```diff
@@ -100,7 +105,15 @@
   return (x == ~0ull || d >= kRecipMax) ? x / d : div_recip1(x + 1, rt[d]);
 }
 
+
+struct Ratio { uint64_t m, r2; };
+const Ratio *ratio_table();
+inline uint64_t mulhi64(uint64_t a, uint64_t b) { return (uint64_t)(((unsigned __int128)a * b) >> 64); }
+inline uint64_t ratio_below(uint32_t f, const Ratio &r) { return (uint64_t)f * r.m + (((uint64_t)f * r.r2) >> 55); }
+
 extern const uint8_t kDefaultConfig[9][32];
 uint64_t bce_test_div_recip(uint64_t x, uint32_t d);
+uint64_t bce_test_encode_run(const uint64_t *rec, const uint32_t *run_len, size_t nruns, uint64_t *l, uint64_t *h,
+                             std::vector<uint16_t> &words);
 
 }
```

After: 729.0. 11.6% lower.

· · ·

From the listing, copy every line where the string "inline" appears.

## RESULT
+inline uint64_t mulhi64(uint64_t a, uint64_t b) { return (uint64_t)(((unsigned __int128)a * b) >> 64); }
+inline uint64_t ratio_below(uint32_t f, const Ratio &r) { return (uint64_t)f * r.m + (((uint64_t)f * r.r2) >> 55); }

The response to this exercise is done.